YOUR ASSIGNMENT :: Copy each line containing the word "atomicOr" from the records that follow, please.

(Stored data)
___
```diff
@@ -631,7 +639,8 @@
         TailArgs tl;
         RET_IF(make_tail(c, S, sa, next_post_lvl >= 0 ? (STEP_SCH_DECIDE | STEP_POST_SETUP) : STEP_SCH_DECIDE, lvl,
                          next_post_lvl >= 0 ? next_post_lvl : 0, tl));
-        LAUNCH_GEOM(g.ov == 8 && len_ts == 512 && src.kind == SRC_RAW && src.ntaps == 47 && lvl == 2, c, (k_window_sch<8, 512, 47>), (k_window_sch<0, 0, 0>), dim3(H, S), dim3(512), fused_lds(src, lvl, wl, scratch), st, ga, (const cplx*)c->ts.p,
+        const size_t lean = (g.ov == 8 && len_ts == 512 && src.kind == SRC_RAW && src.ntaps == 47 && lvl == 2) ? lean_tail_lds(c, src, lvl, wl, scratch, false) : 0;
+        LAUNCH_GEOM(lean > 0, c, (k_window_sch<8, 512, 47>), (k_window_sch<0, 0, 0>), dim3(H, S), dim3(512), lean > 0 ? lean : fused_lds(src, lvl, wl, scratch), st, ga, (const cplx*)c->ts.p,
                len_ts, g.sch_nshift, tl);
     }
     CHECK_LAUNCH(c);
@@ -656,7 +665,8 @@
         }
         TailArgs tl;
         RET_IF(make_tail(c, S, sa, table ? (STEP_POST_DECIDE | STEP_TOTALS) : STEP_POST_DECIDE, lvl, 0, tl));
-        LAUNCH_GEOM(g.ov == 8 && src.kind == SRC_RAW && src.ntaps == 47 && lvl == 3, c, (k_burst_tone<0, 8, 47>), (k_burst_tone<0, 0, 0>), dim3(H, S), dim3(BT_THREADS), fused_lds(src, lvl, g.nfft, burst_scratch(g)), st, ga,
+        const size_t lean = (g.ov == 8 && src.kind == SRC_RAW && src.ntaps == 47 && lvl == 3) ? lean_tail_lds(c, src, lvl, g.nfft, burst_scratch(g), true) : 0;
+        LAUNCH_GEOM(lean > 0, c, (k_burst_tone<0, 8, 47>), (k_burst_tone<0, 0, 0>), dim3(H, S), dim3(BT_THREADS), lean > 0 ? lean : fused_lds(src, lvl, g.nfft, burst_scratch(g)), st, ga,
                g.nfft, (const cplx*)c->tw.p, g.ov, 0, tl);
     }
     CHECK_LAUNCH(c);
diff --git a/multi-rtl-sdr-calibration_amd/csrc/kernels_estim.h b/multi-rtl-sdr-calibration_amd/csrc/kernels_estim.h
--- a/multi-rtl-sdr-calibration_amd/csrc/kernels_estim.h
+++ b/multi-rtl-sdr-calibration_amd/csrc/kernels_estim.h
@@ -40,6 +40,7 @@
 
 #define PCR_PRIO(P0, P1, P2) { const unsigned rnd_ = (blockIdx.y * gridDim.x + blockIdx.x) >> 8; if (rnd_ == 0) __builtin_amdgcn_s_setprio(P0); else if (rnd_ == 1) __builtin_amdgcn_s_setprio(P1); else __builtin_amdgcn_s_setprio(P2); }
 #define BT_THREADS 512
+#define PCR_STATE_BYTES ((sizeof(StreamState) + 15) & ~(size_t)15)
 
 __device__ __forceinline__ int uni_i(int v) { return __builtin_amdgcn_readfirstlane(v); }
 __device__ __forceinline__ long uni_l(long v) {
@@ -152,12 +153,114 @@
     if (tid + 2 * NT < nfft) buf1[tid + 2 * NT] = tw2;
     return 1;
 }
+
+template <int NT, int FIR_UNR = 1>
+__device__ __forceinline__ int sch_gather_fast(const StreamState* __restrict__ st, const GatherArgs& a, unsigned char* smem,
+                                               int widx, int s) {
+    const int tid = threadIdx.x;
+    const int L = a.len;
+    if (a.src_kind != SRC_RAW || a.tiles || a.level != 2 || a.ntaps != 47 || a.pad != 0 || L > 32 * GC_ROT_A) return 0;
+    if (widx >= MAXH) return -1;
+    typedef const __attribute__((address_space(3))) StreamState* LdsState;
+    LdsState sl = (LdsState)st;
+    const int v_nwin = sl->n_win, v_t1 = sl->op[1].type, v_t2 = sl->op[2].type;
+    const double v_f1 = sl->op[1].param, v_c2 = sl->op[2].param, v_mr = sl->mean_re, v_mi = sl->mean_im;
+    const long v_ws = sl->win_start[widx], v_n0 = sl->n0;
+    if (widx >= uni_i(v_nwin)) return -1;
+    if (uni_i(v_t1) != OP_LERP || uni_i(v_t2) != OP_MIX) return 0;
+    const double f1 = uni_d(v_f1), c2 = uni_d(v_c2);
+    const long n0 = uni_l(v_n0);
+    const long lo1 = uni_l(v_ws), hi1 = lo1 + L - 1;
+    const long lo0 = (long)floor((double)lo1 * f1);
+    long hi0 = (long)floor((double)hi1 * f1) + 1;
+    hi0 = hi0 > n0 - 1 ? n0 - 1 : hi0;
+    if (hi0 < lo0 || hi0 - lo0 + 1 > (long)L + 8) return 0;
+    const int cnt0 = (int)(hi0 - lo0 + 1);
+    const GatherCarve gc = gather_carve(L, 2, SRC_RAW, a.ntaps, true, false);
+    cplx* buf0 = (cplx*)smem;
+    cplx* buf1 = (cplx*)(smem + gc.off_region1);
+    cplx* xs = buf1;
+    double* c_s = (double*)(smem + gc.off_coef);
+    cplx* T = (cplx*)(smem + gc.off_rot);
+    const unsigned short* base = (const unsigned short*)(a.raw + (size_t)s * a.raw_stride);
+    const int ntp = a.ntaps;
+    const long first = lo0 - (ntp - 1);
+    const int span = cnt0 + ntp - 1;
+    const long ao = (long)(((uintptr_t)base >> 1) & 7);
+    long m = (first + ao) % 8;
+    if (m < 0) m += 8;
+    const long first_al = first - m;
+    const int nchunk = (int)((m + span + 8 + 7) >> 3);
+    const int nwc = (nchunk + 63) >> 6;
+    if (nchunk > NT - 128) return 0;
+    if (tid < 64 * nwc) {
+        uint4 v = make_uint4(0, 0, 0, 0);
+        const long g0 = first_al + 8L * tid;
+        if (tid < nchunk) {
+            if (g0 >= 0 && g0 + 8 <= n0) {
+                v = *(const uint4*)(base + g0);
+            } else {
+                unsigned short t[8];
+#pragma unroll
+                for (int i = 0; i < 8; ++i) t[i] = (g0 + i >= 0 && g0 + i < n0) ? base[g0 + i] : (unsigned short)0;
+                v.x = t[0] | ((unsigned)t[1] << 16); v.y = t[2] | ((unsigned)t[3] << 16);
+                v.z = t[4] | ((unsigned)t[5] << 16); v.w = t[6] | ((unsigned)t[7] << 16);
+            }
+            const double mr = uni_d(v_mr), mi = uni_d(v_mi);
+            const int i_base = 8 * tid - (int)m;
+            const unsigned wv[4] = {v.x, v.y, v.z, v.w};
+#pragma unroll
+            for (int u = 0; u < 8; ++u) {
+                const int i = i_base + u;
+                const long g = g0 + u;
+                const unsigned q = (wv[u >> 1] >> (16 * (u & 1))) & 0xFFFFu;
+                cplx x = make_double2(0.0, 0.0);
+                if (i < span && g >= 0 && g < n0) x = make_double2((double)(q & 0xFF) - mr, (double)(q >> 8) - mi);
+                if (i >= 0 && i < span + 8) xs[xs_pad(i)] = x;
+            }
+        }
+    } else {
+        const int t = tid - 64 * nwc, nh = NT - 64 * nwc;
+        const int na = (L + 31) >> 5;
+        if (t >= 64) fir_stage_taps(c_s, a.coef, ntp, t - 64, nh - 64);
+        else {
+            for (int i = t; i < 1 + na + 32; i += 64) {
+                const double arg = i == 0 ? (double)lo1 * c2 : (i <= na ? (double)(32 * (i - 1)) * c2 : (double)(i - 1 - na) * c2);
+                double sn, cs;
+                sincos_large(arg, &sn, &cs);
+                T[i == 0 ? 0 : (i <= na ? i : 1 + GC_ROT_A + (i - 1 - na))] = make_double2(cs, sn);
+            }
+        }
+    }
+    __syncthreads();
+    for (int i0 = 4 * tid; i0 < cnt0; i0 += 4 * NT) {
+        cplx y0, y1, y2, y3;
+        fir4_lds<0, true, FIR_UNR>(xs, c_s, i0, ntp, &y0, &y1, &y2, &y3);
+        buf0[i0] = y0;
+        if (i0 + 1 < cnt0) buf0[i0 + 1] = y1;
+        if (i0 + 2 < cnt0) buf0[i0 + 2] = y2;
+        if (i0 + 3 < cnt0) buf0[i0 + 3] = y3;
+    }
+    __syncthreads();
+    for (int i = tid; i < L; i += NT) {
+        const long k = lo1 + i;
+        const double xq = lerp_pos((double)k, f1);
+        const long i0 = (long)floor(xq);
+        const long i1 = i0 + 1 > hi0 ? hi0 : i0 + 1;
+        const double t = xq - (double)i0;
+        const cplx v0 = buf0[i0 - lo0], v1 = buf0[i1 - lo0];
+        const cplx l1 = make_double2(v0.x + t * (v1.x - v0.x), v0.y + t * (v1.y - v0.y));
+        buf1[i] = cmul(l1, cmul(cmul(T[0], T[1 + (i >> 5)]), T[1 + GC_ROT_A + (i & 31)]));
+    }
+    return 1;
+}
 #define BT_STAMP(i) DEV_STAMP(GATE ? KID_BT1 : KID_BT0, blockIdx.y * gridDim.x + blockIdx.x, i)
-template <int GATE, int FIR_UNR = 1>
+template <int GATE, int FIR_UNR = 1, bool LEAN = false>
 __device__ __forceinline__ void burst_tone_body(StreamState* __restrict__ sts, const GatherArgs& a, int nfft,
                                                 const cplx* __restrict__ tw_g, int ov, int prior_mode,
                                                 unsigned char* smem, double* res = nullptr,
-                                                bool state_in_lds = false) {
+                                                bool state_in_lds = false,
+                                                StreamState* __restrict__ st_out = nullptr) {
     __shared__ double red_p[BT_THREADS / 64];
     __shared__ int red_t[BT_THREADS / 64];
     __shared__ double red[2 * (BT_THREADS / 64)];
@@ -165,7 +268,7 @@
     __shared__ int sh_key;
     const int s = blockIdx.y, w = blockIdx.x, tid = threadIdx.x;
     BT_STAMP(0);
-    const int fast = state_in_lds ? burst_gather_fast<BT_THREADS, GATE ? KID_BT1 : KID_BT0>(sts + s, a, smem, w, s, tw_g, nfft) : 0;
+    const int fast = (LEAN || state_in_lds) ? burst_gather_fast<BT_THREADS, GATE ? KID_BT1 : KID_BT0>(sts + s, a, smem, w, s, tw_g, nfft) : 0;
     if (fast < 0) return;
     cplx* xs = (cplx*)smem;
     if (!fast) {
@@ -175,6 +278,7 @@
     }
     BT_STAMP(1);
     StreamState* st = sts + s;
+    StreamState* sto = LEAN ? st_out + s : st;
     const int N2 = nfft / 37, ldb = N2 + 1;
     const GatherCarve gc = gather_carve(a.len, a.level, a.src_kind, a.ntaps, true, a.pad != 0);
     cplx* B = (xs == (cplx*)smem) ? (cplx*)(smem + gc.off_region1) : (cplx*)smem;
@@ -288,7 +392,7 @@
         const double phase = atan2(ti / cnt, tr / cnt);
         sh_phase = phase;
         const double fo = sampling_rate * (ipr + phase) / TWO_PI_D;
-        if (res) res[0] = fo; else coherent_store(&st->fo_burst[w], fo);
+        if (res) res[0] = fo; else coherent_store(&sto->fo_burst[w], fo);
     }
     BT_STAMP(3);
     if (!GATE) return;
@@ -333,7 +437,7 @@
             for (int k = 0; k < 3; ++k) sig += P[k];
             for (int k = nb - 2; k < nb; ++k) sig += P[k];
             const double sn = 10.0 * log10(sig / noi);
-            if (res) res[1] = sn; else coherent_store(&st->snr_burst[w], sn);
+            if (res) res[1] = sn; else coherent_store(&sto->snr_burst[w], sn);
         }
     }
     BT_STAMP(4);
@@ -388,13 +492,17 @@
     __syncthreads();
 }
 
-template <int FIR_UNR = 1, bool FAST = false>
+template <int FIR_UNR = 1, bool FAST = false, bool LEAN = false>
 __device__ __forceinline__ void window_sch_body(StreamState* __restrict__ sts, const GatherArgs& a,
                                                 const cplx* __restrict__ ts, int len_ts, int nshift,
-                                                unsigned char* smem, double* res = nullptr) {
+                                                unsigned char* smem, double* res = nullptr,
+                                                StreamState* __restrict__ st_out = nullptr) {
     const int s = blockIdx.y, w = blockIdx.x, tid = threadIdx.x;
     DEV_STAMP(KID_SCH, blockIdx.y * gridDim.x + blockIdx.x, 0);
-    cplx* xs = gather_core<512, -1, FIR_UNR>(sts, a, smem, w, s, true);
+    const int fast = LEAN ? sch_gather_fast<512, FIR_UNR>(sts + s, a, smem, w, s) : 0;
+    if (fast < 0) return;
+    cplx* xs = fast ? (cplx*)(smem + gather_carve(a.len, a.level, a.src_kind, a.ntaps, true, a.pad != 0).off_region1)
+                    : gather_core<512, -1, FIR_UNR>(sts, a, smem, w, s, true);
     if (!xs) return;
     DEV_STAMP(KID_SCH, blockIdx.y * gridDim.x + blockIdx.x, 1);
     const GatherCarve gc = gather_carve(a.len, a.level, a.src_kind, a.ntaps, true, a.pad != 0);
@@ -403,6 +511,7 @@
     double* cv = (double*)(part + nshift * SCH_PARTS);
     __syncthreads();
     StreamState* st = sts + s;
+    StreamState* sto = LEAN ? st_out + s : st;
     if (FAST) {
         sch_corr_rows<89, 512>(xs, ts, tc, cv, tid, 512);
     } else {
@@ -464,8 +573,8 @@
             const bool edge = mi == 0 || mi == nshift - 1;
             if (res) { res[0] = sp; res[1] = edge ? 1.0 : 0.0; }
             else {
-                coherent_store(&st->sch_first[w], sp);
-                if (edge) atomicOr(&st->sch_edge, 1);
+                coherent_store(&sto->sch_first[w], sp);
+                if (edge) atomicOr(&sto->sch_edge, 1);
             }
         }
     }
@@ -883,8 +992,19 @@
     extern __shared__ __attribute__((aligned(16))) unsigned char smem[];
     GatherArgs a = a_in;
     const int nfft = OV > 0 ? 148 * OV : nfft_rt, ov = OV > 0 ? OV : ov_rt;
-    if (OV > 0) { a.len = 148 * OV; a.ntaps = NTAPS; a.src_kind = SRC_RAW; a.tiles = 0; a.level = GATE ? 1 : 3; }
-    burst_tone_body<GATE, (OV > 0 ? 2 : 1)>(sts, a, nfft, tw_g, ov, prior_mode, smem);
+    if (OV > 0) {
+        a.len = 148 * OV; a.ntaps = NTAPS; a.src_kind = SRC_RAW; a.tiles = 0; a.level = GATE ? 1 : 3; a.pad = 1;
+        StreamState* sh = (StreamState*)smem;
+        {
+            const uint4* src = (const uint4*)(sts + blockIdx.y);
+            uint4* dst = (uint4*)sh;
+            for (int i = threadIdx.x; i < (int)(sizeof(StreamState) / 16); i += BT_THREADS) dst[i] = src[i];
+        }
+        __syncthreads();
+        burst_tone_body<GATE, 2, true>(sh - blockIdx.y, a, nfft, tw_g, ov, prior_mode, smem + PCR_STATE_BYTES, nullptr, false, sts);
+    } else {
+        burst_tone_body<GATE, 1>(sts, a, nfft, tw_g, ov, prior_mode, smem);
+    }
     DEV_STAMP(GATE ? KID_BT1 : KID_BT0, blockIdx.y * gridDim.x + blockIdx.x, 5);
     stream_tail(sts, tail, smem, GATE ? KID_BT1 : KID_BT0);
     DEV_STAMP(GATE ? KID_BT1 : KID_BT0, blockIdx.y * gridDim.x + blockIdx.x, 6);
@@ -896,8 +1016,19 @@
     extern __shared__ __attribute__((aligned(16))) unsigned char smem[];
     GatherArgs a = a_in;
     const int len_ts = OV > 0 ? LT : len_ts_rt, nshift = OV > 0 ? 11 * OV + 1 : nshift_rt;
-    if (OV > 0) { a.len = 11 * OV + LT; a.ntaps = NTAPS; a.src_kind = SRC_RAW; a.tiles = 0; a.level = 2; }
-    window_sch_body<(OV > 0 ? 2 : 1), (OV == 8 && LT == 512)>(sts, a, ts, len_ts, nshift, smem);
+    if (OV > 0) {
+        a.len = 11 * OV + LT; a.ntaps = NTAPS; a.src_kind = SRC_RAW; a.tiles = 0; a.level = 2; a.pad = 0;
+        StreamState* sh = (StreamState*)smem;
+        {
+            const uint4* src = (const uint4*)(sts + blockIdx.y);
+            uint4* dst = (uint4*)sh;
+            for (int i = threadIdx.x; i < (int)(sizeof(StreamState) / 16); i += 512) dst[i] = src[i];
+        }
+        __syncthreads();
+        window_sch_body<2, (OV == 8 && LT == 512), true>(sh - blockIdx.y, a, ts, len_ts, nshift, smem + PCR_STATE_BYTES, nullptr, sts);
+    } else {
+        window_sch_body<1, false>(sts, a, ts, len_ts, nshift, smem);
+    }
     DEV_STAMP(KID_SCH, blockIdx.y * gridDim.x + blockIdx.x, 3);
     stream_tail(sts, tail, smem, KID_SCH);
     DEV_STAMP(KID_SCH, blockIdx.y * gridDim.x + blockIdx.x, 4);
@@ -935,7 +1066,6 @@
 };
 
 #define PCR_EMPTY 0xFFFFFFFFFFFFFFFFull
-#define PCR_STATE_BYTES ((sizeof(StreamState) + 15) & ~(size_t)15)
 
 __device__ __forceinline__ unsigned long long pcr_word(double v) {
     return v != v ? 0x7FF8000000000000ull : (unsigned long long)__double_as_longlong(v);
```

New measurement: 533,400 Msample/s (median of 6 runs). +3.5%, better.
___
WRITTEN SOLUTION ::
-                if (edge) atomicOr(&st->sch_edge, 1);
+                if (edge) atomicOr(&sto->sch_edge, 1);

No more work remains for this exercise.